Tuesday, June 5, 2012

Will there always be fish in the sea?

....not if there are no small fish for bigger fish to eat,
 not if one industry dominates a fishing culture,
not if politicians reject regulations and refuse to recognize the science that demonstrates the interconnectedness of life in the sea and the consequences of ignoring that interconnectedness.

In her article "A Fish Story: How an Angler and Two Government Bureaucrats May have Saved the Atlantic Ocean," Alison Fairbrother charts the decline of menhaden in the Chesapeake Bay and demonstrates how one tiny fish can have a tremendous impact on recreational fishing, industry, conservation, and politics. Her "fish story" also reminds us how one or two engaged and focused individuals can start a chain of events that could result in remedying careless and unprincipled predation.

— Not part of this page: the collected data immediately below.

# venkovic/julia-phd-krylov-spdes

Hardware: AMD Instinct MI355X
Metric: Schur-PCG iterations/sec (NN-preconditioned, assembled local Schurs), 1M DoF (higher is better)
Workload: dtype f64; 1 GPU; configs[2]: N=1000 structured P1 mesh, 996004 free DoF, 8 subdomains (4x2 boxes), lognormal a=exp(g) seed 481456, n_Γ=3989; pcg(S, b_schur, 0, ΠSnn), eps=1e-07; subdomains_per_gpu=8, parallelism=single GPU, it=15

## Files before the change

### julia-phd-krylov-spdes_amd/csrc/kernels.hpp

```cpp
#pragma once
#include <hip/hip_runtime.h>

#include "exchange_dev.hpp"
#include "spmv_blocks.hpp"

namespace mi {

constexpr int NT = 256;
constexpr int MAX_PARTS = 512;

struct SolverState {
  double rTr, rTz;
  double rTr_prev, rTz_prev;
  double d, alpha, beta;
  double tol, bnorm, eps;
  long long it, maxit, res_cap;
  long long it_nxt;
  int done;
  int overflow;
  int x0_zero;
};

struct PinnedFlags {
  long long it;
  int done;
  int overflow;
  int respec;
  int x0z;
  long long t_entry, t_exit;
  unsigned long long seq;
};
struct SolveArgs {
  const double *b_in, *x_in;
  double *x_out, *res_stage;
  double eps;
  long long maxit, res_cap, ncap;
  unsigned long long seq;
};

__device__ __forceinline__ double wave_sum(double v) {
#pragma unroll
  for (int off = 32; off > 0; off >>= 1) v += __shfl_down(v, off, 64);
  return v;
}
template <int NTH>
__device__ __forceinline__ double block_sum_t(double v, double *sm) {
  constexpr int NW = NTH / 64;
  v = wave_sum(v);
  const int lane = threadIdx.x & 63, w = threadIdx.x >> 6;
  if (lane == 0) sm[w] = v;
  __syncthreads();
  double t = lane < NW ? sm[lane] : 0.0;
#pragma unroll
  for (int off = NW / 2; off > 0; off >>= 1) t += __shfl_down(t, off, 64);
  t = __shfl(t, 0, 64);
  __syncthreads();
  return t;
}
__device__ __forceinline__ double block_sum(double v, double *sm) { return block_sum_t<NT>(v, sm); }
template <int NTH>
__device__ __forceinline__ void block_sum2_t(double &a, double &b, double *sm) {
// ... 941 lines not shown
  double *res_norm;
  const int *tgt;
  const int *peer;
  const int *jrank;
  int W;
  const unsigned long long *in_epoch;
  long long in_stride;
  const XchgPeers *xp;
  XchgState *xst;
  long long out_stride;
  unsigned int n_arrive;
  const XchgPeers *xpw;
  int x_inwait;
  int nvec;
  long long n_gamma;
  const double *AW;
  double *part_mu;
  const double *wm_loc;
  const SolveArgs *exit_args;
  PinnedFlags *exit_flags;
  long long *dbg;
  int dbg_wg;
};
#define MI_FSTAMP(i) \
  do { if (f.dbg && (int)blockIdx.x == f.dbg_wg && threadIdx.x == 0) f.dbg[dbg_row * 8 + (i)] = wall_clock64(); } while (0)
__device__ __forceinline__ double slot_sum(const double *slots, int g, int W) {
  double s = 0.0;
  if (W == 4) {
    const double4 q = *reinterpret_cast<const double4 *>(slots + 4ll * g);
    s += q.x; s += q.y; s += q.z; s += q.w;
  } else if (W == 2) {
    const double2 q = *reinterpret_cast<const double2 *>(slots + 2ll * g);
    s += q.x; s += q.y;
  } else {
    for (int j = 0; j < W; ++j) s += slots[(long long)g * W + j];
  }
  return s;
}

template <int RPW, int PHASE, int FOLD_CPT, int WAVES, bool XCHG, typename MT = double>
__global__ __launch_bounds__(64 * WAVES) void k_gemv_pcg(DenseMeta m, PcgFold f) {
  constexpr int NTH = 64 * WAVES, NR = WAVES * RPW;
  SolverState *st = f.st;
  const bool x_push = XCHG && f.xp != nullptr, x_inwait = XCHG && f.x_inwait != 0;
  const GemvTile t = m.tiles[blockIdx.x];
  const int done0 = st->done;
  const long long it0 = st->it, it_nxt0 = st->it_nxt, maxit = st->maxit, cap = st->res_cap;
  const double tol = st->tol, rTz0 = st->rTz, old = st->rTz_prev;
  const unsigned long long xo = XCHG && f.xst ? (x_inwait ? f.xst->xep[PHASE] : f.xst->epoch) : 0ull;
  const unsigned long long xe = x_inwait ? xo : (f.in_epoch ? *f.in_epoch : 0ull);
  asm volatile("" ::"s"(t.mat_off), "s"(t.n), "s"(t.ld), "s"(t.loc_off), "s"(t.row0), "s"(t.active), "s"(t.nrows), "s"(it0),
               "s"(it_nxt0), "s"(maxit), "s"(cap), "s"(tol), "s"(rTz0), "s"(old), "s"(done0), "s"(xe), "s"(xo));
  if (done0) return;
  GemvRows<RPW, MT> rows;
  if (x_inwait && f.in_stride) {
    if (t.active) rows.begin(m, t);
    if (threadIdx.x < 64) xchg_wait(f.xst, *f.xpw, xo);
    __syncthreads();
    if (__hip_atomic_load(&f.xst->err, __ATOMIC_RELAXED, __HIP_MEMORY_SCOPE_AGENT)) return;
  }
  const bool streaming = x_inwait && f.in_stride;
  const long long xoff = (long long)(xe & 1ull) * f.in_stride;
  const double *con_in = f.con_in + xoff, *part_in0 = f.part_in0 + xoff, *part_in1 = PHASE == 0 ? f.part_in1 + xoff : nullptr;
  __shared__ __attribute__((aligned(16))) double xs[GEMV_PANEL];
  __shared__ double sm[2 * (NTH / 64)];
  __shared__ double rowv[NR], rowc0[NR], rowc1[NR];
  __shared__ double rowy[NR];
  __shared__ int rowg[NR];
  const int off = t.loc_off, W = f.W, n = t.n;
  const bool lead = blockIdx.x == 0 && threadIdx.x == 0;
  if (threadIdx.x < NR) { rowc0[threadIdx.x] = 0.0; rowv[threadIdx.x] = 0.0; rowy[threadIdx.x] = 0.0; rowg[threadIdx.x] = 0; }
#if !MI355_OPERAND_FIRST
  if (t.active && !streaming) rows.begin(m, t);
#endif

  const bool first1 = PHASE == 1 && it_nxt0 == 0;
  const int dbg_row = (int)((PHASE == 1 ? 2 * it_nxt0 : 2 * it0 + 1) & 63);
  MI_FSTAMP(0);
  double pa = 0.0, pb = 0.0;
  for (int i0 = threadIdx.x; i0 < f.n_in; i0 += 8 * NTH) {
    double ta[8], tb[8];
#pragma unroll
    for (int k = 0; k < 8; ++k) {
      const int i = i0 + k * NTH;
      ta[k] = i < f.n_in ? part_in0[i] : 0.0;
      tb[k] = PHASE == 0 && i < f.n_in ? part_in1[i] : 0.0;
    }
#pragma unroll
    for (int k = 0; k < 8; ++k) { pa += ta[k]; if (PHASE == 0) pb += tb[k]; }
  }
  double cv[FOLD_CPT], cs[FOLD_CPT], cc[FOLD_CPT];
#pragma unroll
  for (int q = 0; q < FOLD_CPT; ++q) {
    const int j = q * NTH + threadIdx.x;
    cv[q] = cs[q] = 0.0; cc[q] = PHASE == 1 ? 1.0 : 0.0;
    if (j < n) {
      const int loc = off + j;
      cs[q] = slot_sum(con_in, loc, W);
      if (PHASE == 1) { cv[q] = first1 ? f.r_gamma[m.gidx[loc]] : f.r_cur[loc]; cc[q] = m.cnt[loc]; }
      else { cv[q] = f.p_cur[loc]; if (f.nvec > 0) cc[q] = f.wm_loc[loc]; }
    }
  }
  int o_q = -1, o_g = 0;
  bool o_own = false;
  double o_a = 0.0, o_x = 0.0;
  int o_peer[4] = {-1, -1, -1, -1};
#pragma unroll
  for (int q = 0; q < FOLD_CPT; ++q) {
    const int j = q * NTH + threadIdx.x, ri = j - t.row0;
    if (j < n && ri >= 0 && ri < t.nrows) {
      const int loc = off + j;
      o_q = q;
      o_own = f.jrank[loc] == 0;
      if (PHASE == 1) { o_a = first1 ? 0.0 : f.p_nxt[loc]; o_g = m.gidx[loc]; }
      else o_a = f.r_nxt[loc];
#pragma unroll
      for (int k = 0; k < 4; ++k) if (k < W) o_peer[k] = f.peer[loc * W + k];
    }
  }
  if (PHASE == 1 && o_q >= 0 && o_own) o_x = f.x[o_g];
  int e_tgt[RPW][4];
  double e_cnt[RPW];
#pragma unroll
  for (int k = 0; k < RPW; ++k) {
    const int r = t.row0 + (int)(threadIdx.x >> 6) * RPW + k;
    e_cnt[k] = 1.0;
#pragma unroll
    for (int q = 0; q < 4; ++q) e_tgt[k][q] = -1;
    if ((threadIdx.x & 63) == 0 && r < n) {
      const int loc = off + r;
      if (PHASE == 1) e_cnt[k] = m.cnt[loc];
#pragma unroll
      for (int q = 0; q < 4; ++q) if (q < W) e_tgt[k][q] = f.tgt[loc * W + q];
    }
  }

  int x_tgt = -1;
  if (x_push && t.active && threadIdx.x < 4 * NR) {
    const int r = t.row0 + (int)(threadIdx.x >> 2), k = threadIdx.x & 3;
    if (r < n && k < W) x_tgt = f.tgt[(off + r) * W + k];
  }
#if MI355_OPERAND_FIRST
  if (t.active && !streaming) rows.begin(m, t);
#endif
  MI_FSTAMP(1);
  double coef;
  if (PHASE == 1) {
    const bool first = first1;
    block_sum2_t<NTH>(pa, pb, sm);
    const double d = pa;
    coef = first ? 0.0 : rTz0 / d;
    if (lead) {
      st->d = d; st->alpha = coef;
      st->rTz_prev = first ? 1.0 : rTz0;
      st->it = it_nxt0;
      if (x_inwait) { f.xst->xep[0] = xo + (x_push ? 1 : 0); f.xst->epoch = xo; }
    }
  } else {
    const long long it_new = it0 + 1;
    block_sum2_t<NTH>(pa, pb, sm);
    const double rr = pa, rz = pb;
    const double res = sqrt(rr);
    const bool stop = !((it_new < maxit) && (res > tol));
    coef = 1. / old;
    coef *= rz;
    if (lead) {
      st->rTr = rr; st->rTz = rz; st->beta = coef;
      st->it_nxt = it_new;
      if (it_new <= cap) f.res_norm[it_new - 1] = res; else st->overflow = 1;
      if (stop || it_new > cap) st->done = 1;
      if (x_inwait) { f.xst->xep[1] = xo + (x_push && !(stop || it_new > cap) ? 1 : 0); f.xst->epoch = xo; }
    }
    if (stop || it_new > cap) {
      if (f.exit_args && blockIdx.x == 0) {
        const SolveArgs q = *f.exit_args;
        for (long long i = threadIdx.x; i < f.n_gamma; i += NTH) q.x_out[i] = f.x[i];
        if (q.res_stage) {
          const long long mres = it_new < q.ncap ? it_new : q.ncap;
          for (long long i = threadIdx.x; i < mres; i += NTH) q.res_stage[i] = i == it_new - 1 ? res : f.res_norm[i];
        }
        __threadfence_system();
        __syncthreads();
        if (threadIdx.x == 0) {
          PinnedFlags *fl = f.exit_flags;
          fl->it = it_new; fl->done = 1; fl->overflow = it_new > cap; fl->respec = 0; fl->x0z = st->x0_zero;
          fl->t_exit = wall_clock64();
          __threadfence_system();
          __hip_atomic_store(&fl->seq, q.seq, __ATOMIC_RELEASE, __HIP_MEMORY_SCOPE_SYSTEM);
        }
      }
      return;
    }
  }

  MI_FSTAMP(2);
#pragma unroll
  for (int q = 0; q < FOLD_CPT; ++q) {
    const int j = q * NTH + threadIdx.x;
    if (j < t.ld) {
      double v = 0.0, vs = 0.0;
      if (j < n) {
        v = PHASE == 1 ? (first1 ? cv[q] : cv[q] + (-coef) * cs[q])
                       : coef * cv[q] + cs[q];
        if (PHASE == 0 && f.nvec > 0) v = v - cc[q];
        vs = PHASE == 1 ? v / cc[q] : v;
      }
      xs[j] = vs;
      if (q == o_q) {
        const int ri = j - t.row0;
// ... 87 lines not shown
        const XchgPeers &P = *f.xp;
        const char *own = P.arena[P.rank];
        for (int q = 0; q < P.n; ++q) {
          const long long d = P.arena[q] - own;
          xchg_store(reinterpret_cast<double *>(reinterpret_cast<char *>(f.part_out0) + d) + xpo + ps, PHASE == 1 ? b : a);
          if (PHASE == 1) xchg_store(reinterpret_cast<double *>(reinterpret_cast<char *>(f.part_out1) + d) + xpo + ps, a);
        }
      }
    }
  }
  if (x_push) {
    asm volatile("s_waitcnt vmcnt(0)" ::: "memory");
    __syncthreads();
    if (threadIdx.x == 0) {
      const unsigned int prev = __hip_atomic_fetch_add(&f.xst->arrived, 1u, __ATOMIC_RELAXED, __HIP_MEMORY_SCOPE_AGENT);
      if (prev == f.n_arrive - 1) {
        __hip_atomic_store(&f.xst->arrived, 0u, __ATOMIC_RELAXED, __HIP_MEMORY_SCOPE_AGENT);
        const XchgPeers &P = *f.xp;
        for (int q = 0; q < P.n; ++q) __hip_atomic_store(xchg_flag(P, q, P.rank), xo + 1, __ATOMIC_RELAXED, __HIP_MEMORY_SCOPE_SYSTEM);
      }
    }
  }
  MI_FSTAMP(6);
}
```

Like so many of the creatures we take for granted, menhaden were abundant when European colonists first stepped ashore in the New World. Fairbrother writes that: "early pioneers described [menhaden] as swimming in schools twenty-five miles long or more, packing themselves into bays and estuaries where they came to feed on dense schools of phytoplankton...," and in 1608, John Smith described the menhaden in Chesapeake Bay as "'lying so thick with their heads above the water, as for want of nets we attempted to catch them with a frying pan.'"

I'm envious of those early descriptions of the teaming flora and fauna early explorers described: the millions of bison thundering across the Great Plains; the prairie grasses that grew as high as a horse's belly as far as the eye could see, undulating in the wind like a mighty ocean; the great number of whales that came so close to shore that early pioneers of Nantucket could kill all they needed without going out of sight of land. That abundance is gone forever. Instead, we have fish stories such as Alison Fairbrother's,  in which we learn that "80 percent of the menhaden netted from the Atlantic are the property of a single company" (my emphasis).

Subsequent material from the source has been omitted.